The futures of both men will become bound up with those of the two sisters.As time passes the sisters overcome their adversities: May becomes the most sought after dressmaker in Paris; Carrie, the proprietor of the most successful hotel in Harrogate. Alex pours himself into new railway projects. Meanwhile, having been almost destroyed through gambling, drunkenness and self-loathing, Charles starts on the long and difficult road to redemption and fulfilment.Carrie and May have now been estranged for several years. But in 1848, the Year of Revolutions the streets of Paris erupt in bloody insurrection while Alex Sinclair is commissioned to bring the railway to Harrogate. 

CHASING ANGELS ( novella)

In 1794, Henriette d’Angeville was born into a French aristocratic family in crisis.Her grandfather was guillotined and her father imprisoned but later released causing the family to live on their memories in an impoverished château. In 836, she was the first woman to reach the summit of Mont Blanc – in a bonnet and petticoats!This novella is a fictional account of her life in which her love of the outdoors and her determination to excel in her climbing endeavours, which made her an object of derision and pity, is examined in a witty and sympathetic portrayal. We see her father, her mother and her younger brother. We see her at school and the circumstances in which she ‘rescued’ her companion, Jeannette, from destitution. We meet the Protestant ladies of Genevan society and the men of Chamonix who accompany her on her expedition.Starting close to her death, Henriette looks back on her life and her great achievement. Full of humour and love, Chasing Angelstell the story of a truly remarkable woman

THE LARK ASCENDING

Leeds 1919. The war is over but young Alice Fields, who hates her job in an old-fashioned shop, isn’t celebrating. However, her life is about to change when a rich customer leaves behind an expensive fur stole and Alice makes great efforts to return it. Dark secrets bring not only money but misery, too. During the contrasting worlds of the roaring twenties and the General Strike, love and deep friendships bloom like poppies on the devastated battlefields over which the lark rises again. 

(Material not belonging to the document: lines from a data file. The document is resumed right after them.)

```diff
diff --git a/jimm_b200/csrc/common.cuh b/jimm_b200/csrc/common.cuh
--- a/jimm_b200/csrc/common.cuh
+++ b/jimm_b200/csrc/common.cuh
@@ -139,6 +139,13 @@
       "l"(reinterpret_cast<uint64_t>(m)), "r"(smem_u32(bar)), "r"(c0), "r"(c1)
       : "memory");
 }
+__device__ __forceinline__ void tma_load_2d_multicast(void* smem_dst, const CUtensorMap* m, uint64_t* bar, int c0, int c1, uint16_t mask) {
+  asm volatile(
+      "cp.async.bulk.tensor.2d.shared::cluster.global.mbarrier::complete_tx::bytes.multicast::cluster [%0], [%1, {%3, %4}], [%2], %5;" ::"r"(
+          smem_u32(smem_dst)),
+      "l"(reinterpret_cast<uint64_t>(m)), "r"(smem_u32(bar)), "r"(c0), "r"(c1), "h"(mask)
+      : "memory");
+}
 
 __device__ __forceinline__ void tma_store_2d(const CUtensorMap* m, uint32_t smem_src, int c0, int c1) {
   asm volatile("cp.async.bulk.tensor.2d.global.shared::cta.bulk_group [%0, {%2, %3}], [%1];" ::"l"(reinterpret_cast<uint64_t>(m)),
@@ -182,6 +189,9 @@
 }
 __device__ __forceinline__ void mbar_arrive_cluster(uint32_t cluster_addr) {
   asm volatile("mbarrier.arrive.release.cluster.shared::cluster.b64 _, [%0];" ::"r"(cluster_addr) : "memory");
+}
+__device__ __forceinline__ void mbar_arrive_remote(uint32_t cluster_addr) {
+  asm volatile("mbarrier.arrive.shared::cluster.b64 _, [%0];" ::"r"(cluster_addr) : "memory");
 }
 __device__ __forceinline__ uint64_t make_wgmma_desc_sw128(uint32_t smem_addr) {
   uint64_t d = 0;
diff --git a/jimm_b200/csrc/gemm.cu b/jimm_b200/csrc/gemm.cu
--- a/jimm_b200/csrc/gemm.cu
+++ b/jimm_b200/csrc/gemm.cu
@@ -13,7 +13,11 @@
 
 static constexpr int BM = GEMM_TILE_M;
 static constexpr int BN = GEMM_TILE_N;
+static constexpr int CM = GEMM_CLUSTER_M;
 static_assert(BM == 128 && BN == 256, "the warp roles and the wgmma shape below are written for 128 x 256 tiles");
+static_assert(CM == 2, "the B multicast and the two-CTA stage release below are written for 2-CTA clusters");
+static constexpr int B_PART_ROWS = BN / CM;
+static_assert(B_PART_ROWS % 8 == 0, "a B part must start on a swizzle-atom boundary");
 static constexpr int STAGES = 4;
 static constexpr int A_STAGE_BYTES = BM * 128;
 static constexpr int B_STAGE_BYTES = BN * 128;
@@ -332,8 +336,10 @@
   const int lane = threadIdx.x & 31;
   const int M = epi.M, N = epi.N;
   const int m_tiles = (M + BM - 1) / BM, n_tiles = (N + BN - 1) / BN;
-  const int num_tiles = m_tiles * n_tiles;
+  const int num_groups = (m_tiles + CM - 1) / CM * n_tiles;
   const int num_kb = (K + BK - 1) / BK;
+  const int rank = static_cast<int>(cluster_ctarank());
+  const int cluster_id = blockIdx.x / CM, num_clusters = gridDim.x / CM;
 
   pdl_launch_dependents();
   if (warp_idx == 0 && lane == 0) {
@@ -342,7 +348,7 @@
     if constexpr (OUT != OUT_GENERIC) tma_prefetch_desc(&map_c);
     for (int s = 0; s < STAGES; ++s) {
       mbar_init(&full_bar[s], 1);
-      mbar_init(&empty_bar[s], EPI_WARPS);
+      mbar_init(&empty_bar[s], CM * EPI_WARPS);
     }
     fence_barrier_init();
   }
@@ -352,7 +358,7 @@
       if (lane == 0) lnq->head = lnq->tail = lnq->done = 0;
     }
   }
-  __syncthreads();
+  cluster_sync_all();
   pdl_wait();
 
   if (warp_idx < 4) {
@@ -361,14 +367,16 @@
       if (lane == 0) {
         int stage = 0;
         uint32_t phase = 0;
-        for (int tile = blockIdx.x; tile < num_tiles; tile += gridDim.x) {
-          const int tv = epi.reverse ? num_tiles - 1 - tile : tile;
-          const int m_blk = tv / n_tiles, n_blk = tv - m_blk * n_tiles;
+        for (int grp = cluster_id; grp < num_groups; grp += num_clusters) {
+          const int gv = epi.reverse ? num_groups - 1 - grp : grp;
+          const int m_grp = gv / n_tiles, n_blk = gv - m_grp * n_tiles;
+          const int m_blk = m_grp * CM + rank;
           for (int kb = 0; kb < num_kb; ++kb) {
             mbar_wait(&empty_bar[stage], phase ^ 1);
             mbar_arrive_expect_tx(&full_bar[stage], STAGE_BYTES);
             tma_load_2d(smem_a + stage * A_STAGE_BYTES, &map_a, &full_bar[stage], kb * BK, m_blk * BM);
-            tma_load_2d(smem_b + stage * B_STAGE_BYTES, &map_b, &full_bar[stage], kb * BK, n_blk * BN);
+            tma_load_2d_multicast(smem_b + stage * B_STAGE_BYTES + rank * B_PART_ROWS * 128, &map_b, &full_bar[stage], kb * BK,
+                                  n_blk * BN + rank * B_PART_ROWS, static_cast<uint16_t>((1u << CM) - 1));
             if (++stage == STAGES) { stage = 0; phase ^= 1; }
           }
         }
@@ -385,9 +393,14 @@
     uint32_t phase = 0, box_count = 0;
     int ln_rg = -1, ln_cols = 0;
     float acc[128];
-    for (int tile = blockIdx.x; tile < num_tiles; tile += gridDim.x) {
-      const int tv = epi.reverse ? num_tiles - 1 - tile : tile;
-      const int m_blk = tv / n_tiles, n_blk = tv - m_blk * n_tiles;
+    auto release = [&](int s) {
+      mbar_arrive(&empty_bar[s]);
+      mbar_arrive_remote(mapa_shared(smem_u32(&empty_bar[s]), static_cast<uint32_t>(rank ^ 1)));
+    };
+    for (int grp = cluster_id; grp < num_groups; grp += num_clusters) {
+      const int gv = epi.reverse ? num_groups - 1 - grp : grp;
+      const int m_grp = gv / n_tiles, n_blk = gv - m_grp * n_tiles;
+      const int m_blk = m_grp * CM + rank;
       int prev = -1;
       for (int kb = 0; kb < num_kb; ++kb) {
         mbar_wait(&full_bar[stage], phase);
@@ -402,14 +415,14 @@
         wgmma_fence_operands(acc);
         if (prev >= 0) {
           wgmma_wait<1>();
-          if (lane == 0) mbar_arrive(&empty_bar[prev]);
+          if (lane == 0) release(prev);
         }
         prev = stage;
         if (++stage == STAGES) { stage = 0; phase ^= 1; }
       }
       wgmma_wait<0>();
       wgmma_fence_operands(acc);
-      if (lane == 0) mbar_arrive(&empty_bar[prev]);
+      if (lane == 0) release(prev);
 
       const int row_base = m_blk * BM + wg * 64 + wq * 16;
       const int n_tile0 = n_blk * BN;
@@ -435,6 +448,8 @@
       if (lane == 0) tma_store_wait_all();
     }
   }
+  __syncwarp();
+  cluster_sync_all();
 }
 
 template <typename T>
@@ -544,6 +559,38 @@
   return sms[dev];
 }
 
+int gemm_max_clusters() {
+  static int clusters[DeviceOnce::kMaxDevices] = {};
+  int dev = 0;
+  cudaGetDevice(&dev);
+  if (dev < 0 || dev >= DeviceOnce::kMaxDevices) dev = 0;
+  if (clusters[dev] == 0) {
+    auto kernel = gemm_wgmma_kernel<__half, OUT_H16, ACT_NONE>;
+    cudaError_t e = cudaFuncSetAttribute(kernel, cudaFuncAttributeMaxDynamicSharedMemorySize, SMEM_BYTES);
+    cudaLaunchConfig_t cfg = {};
+    cfg.gridDim = dim3(CM);
+    cfg.blockDim = dim3(NUM_THREADS);
+    cfg.dynamicSmemBytes = SMEM_BYTES;
+    cudaLaunchAttribute attr;
+    attr.id = cudaLaunchAttributeClusterDimension;
+    attr.val.clusterDim.x = CM;
+    attr.val.clusterDim.y = 1;
+    attr.val.clusterDim.z = 1;
+    cfg.attrs = &attr;
+    cfg.numAttrs = 1;
+    int n = 0;
+    if (e == cudaSuccess) e = cudaOccupancyMaxActiveClusters(&n, kernel, &cfg);
+    if (e != cudaSuccess || n <= 0) {
+      set_last_error("gemm: no %d-CTA cluster of the GEMM kernel (%d threads, %d B of shared memory per CTA) fits on device %d: %s", CM,
+                     NUM_THREADS, SMEM_BYTES, dev, e != cudaSuccess ? cudaGetErrorString(e) : "occupancy query returned 0 clusters");
+      return 0;
+    }
+    const int cap = device_sm_count() / CM;
+    clusters[dev] = n < cap ? n : (cap > 0 ? cap : 1);
+  }
+  return clusters[dev];
+}
+
 static int check_epi(const GemmEpilogue& e, int N) {
   if (e.out == nullptr) { set_last_error("gemm: null output"); return -1; }
   if (e.ldo < N) { set_last_error("gemm: ldo (%d) < N (%d)", e.ldo, N); return -1; }
@@ -565,7 +612,7 @@
     }
   }
   if (int rc = make_map(&plan->map_a, dtype, A, M, K, lda, BM)) return rc;
-  if (int rc = make_map(&plan->map_b, dtype, B, N, K, ldb, BN)) return rc;
+  if (int rc = make_map(&plan->map_b, dtype, B, N, K, ldb, B_PART_ROWS)) return rc;
   plan->M = M; plan->N = N; plan->K = K; plan->dtype = dtype; plan->epi = epi;
   memset(&plan->map_c, 0, sizeof(plan->map_c));
   if (plan->epi.mode == 2) {
@@ -615,10 +662,12 @@
       return -2;
     }
   }
-  const int tiles = ((M + BM - 1) / BM) * ((p->N + BN - 1) / BN);
-  const int grid = tiles < device_sm_count() ? tiles : device_sm_count();
-  JIMM_CUDA_CHECK(launch_k(gemm_wgmma_kernel<T, OUT, ACT>, dim3(grid), dim3(NUM_THREADS), SMEM_BYTES, stream, 1, true, p->map_a, p->map_b,
-                           p->map_c, to_dev(p->epi, M, p->N), p->K));
+  const int groups = ((M + BM - 1) / BM + CM - 1) / CM * ((p->N + BN - 1) / BN);
+  const int max_clusters = gemm_max_clusters();
+  if (max_clusters <= 0) return -2;
+  const int clusters = groups < max_clusters ? groups : max_clusters;
+  JIMM_CUDA_CHECK(launch_k(gemm_wgmma_kernel<T, OUT, ACT>, dim3(CM * clusters), dim3(NUM_THREADS), SMEM_BYTES, stream, CM, true, p->map_a,
+                           p->map_b, p->map_c, to_dev(p->epi, M, p->N), p->K));
   note_launch();
   return 0;
 }
diff --git a/jimm_b200/csrc/gemm.cuh b/jimm_b200/csrc/gemm.cuh
--- a/jimm_b200/csrc/gemm.cuh
+++ b/jimm_b200/csrc/gemm.cuh
@@ -12,6 +12,7 @@
 
 constexpr int GEMM_TILE_M = 128;
 constexpr int GEMM_TILE_N = 256;
+constexpr int GEMM_CLUSTER_M = 2;
 
 struct GemmEpilogue {
   const float* bias = nullptr;
@@ -51,5 +52,6 @@
 int gemm_fuses_ln(const GemmPlan* plan, int M_override);
 
 int device_sm_count();
+int gemm_max_clusters();
 
 }
diff --git a/jimm_b200/csrc/model.cu b/jimm_b200/csrc/model.cu
--- a/jimm_b200/csrc/model.cu
+++ b/jimm_b200/csrc/model.cu
@@ -1140,10 +1140,11 @@
   static int head_div = -1;
   if (head_div < 0) { const char* env = getenv("JIMM_HOST_HEAD_DIV"); head_div = (env && atoi(env) > 0) ? atoi(env) : 4; }
   const int S = m->vis.S, D = m->vis.D, Mm = m->vis.enc.c.M;
-  const int sms = device_sm_count();
+  const int clusters = gemm_max_clusters() > 0 ? gemm_max_clusters() : 1;
   auto cost = [&](int n) {
     const long mt = (static_cast<long>(n) * S + GEMM_TILE_M - 1) / GEMM_TILE_M;
-    auto rounds = [&](int N) { return (mt * ((N + GEMM_TILE_N - 1) / GEMM_TILE_N) + sms - 1) / sms; };
+    const long mg = (mt + GEMM_CLUSTER_M - 1) / GEMM_CLUSTER_M;
+    auto rounds = [&](int N) { return (mg * ((N + GEMM_TILE_N - 1) / GEMM_TILE_N) + clusters - 1) / clusters; };
     return static_cast<double>(D) * rounds(3 * D) + static_cast<double>(D) * rounds(D) + static_cast<double>(D) * rounds(Mm) +
            static_cast<double>(Mm) * rounds(D);
   };
@@ -1388,6 +1389,7 @@
   return jimm_k_gemm_ex(0, dtype, A, lda, B, ldb, M, N, K, bias, 0, nullptr, x, ldx, x, JIMM_F32, ldx, 0, 0, 0, 2, M, 0, 0, 0, 0, ln_scale,
                         ln_bias, eps, ln_out, ln_out_type, ln_ldo, counters, stream);
 }
+int jimm_gemm_max_clusters(void) { return gemm_max_clusters(); }
 int jimm_k_layernorm_ex(const float* x, int ldx, int group, int row_off, const int32_t* row_index, const float* scale, const float* bias,
                         float eps, void* out, int out_type, int ldy, int rows, int D, int reverse, void* stream) {
   return layernorm_run(x, ldx, group, row_off, row_index, scale, bias, eps, out, out_type, ldy, rows, D, static_cast<cudaStream_t>(stream), reverse);
diff --git a/jimm_b200/csrc/probe.cu b/jimm_b200/csrc/probe.cu
--- a/jimm_b200/csrc/probe.cu
+++ b/jimm_b200/csrc/probe.cu
@@ -10,14 +10,6 @@
 
 constexpr int PB_STAGES = 12;
 constexpr int PB_STAGE_BYTES = 128 * 128;
-
-__device__ __forceinline__ void tma_load_2d_multicast(void* smem_dst, const CUtensorMap* m, uint64_t* bar, int c0, int c1, uint16_t mask) {
-  asm volatile(
-      "cp.async.bulk.tensor.2d.shared::cluster.global.mbarrier::complete_tx::bytes.multicast::cluster [%0], [%1, {%3, %4}], [%2], %5;" ::"r"(
-          smem_u32(smem_dst)),
-      "l"(reinterpret_cast<uint64_t>(m)), "r"(smem_u32(bar)), "r"(c0), "r"(c1), "h"(mask)
-      : "memory");
-}
 
 template <int CS>
 __global__ void __launch_bounds__(64, 1) l2_probe_kernel(const __grid_constant__ CUtensorMap map_full, const __grid_constant__ CUtensorMap map_part,
```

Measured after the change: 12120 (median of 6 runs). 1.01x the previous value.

Social Media Links, blog, website etc.

My blog needs attention and more time! Sallyzigmond.blogspot.com

Twitter. @sallyzigmond

 Facebook. sallyzigmond

Buy links

The Lark Ascending

Hope Against Hope

Chasing Angels

Author Bio

I was born in Leicester, moved to Lincoln then back to Market Harborough. Leics where In attended senior school. I studied at what is now Queen Mary |University, London where I met my husband. We moved to Yorkshire where my two sons were born. Now retired, we live in Middlesbrough with stunning views over the Cleveland Hills.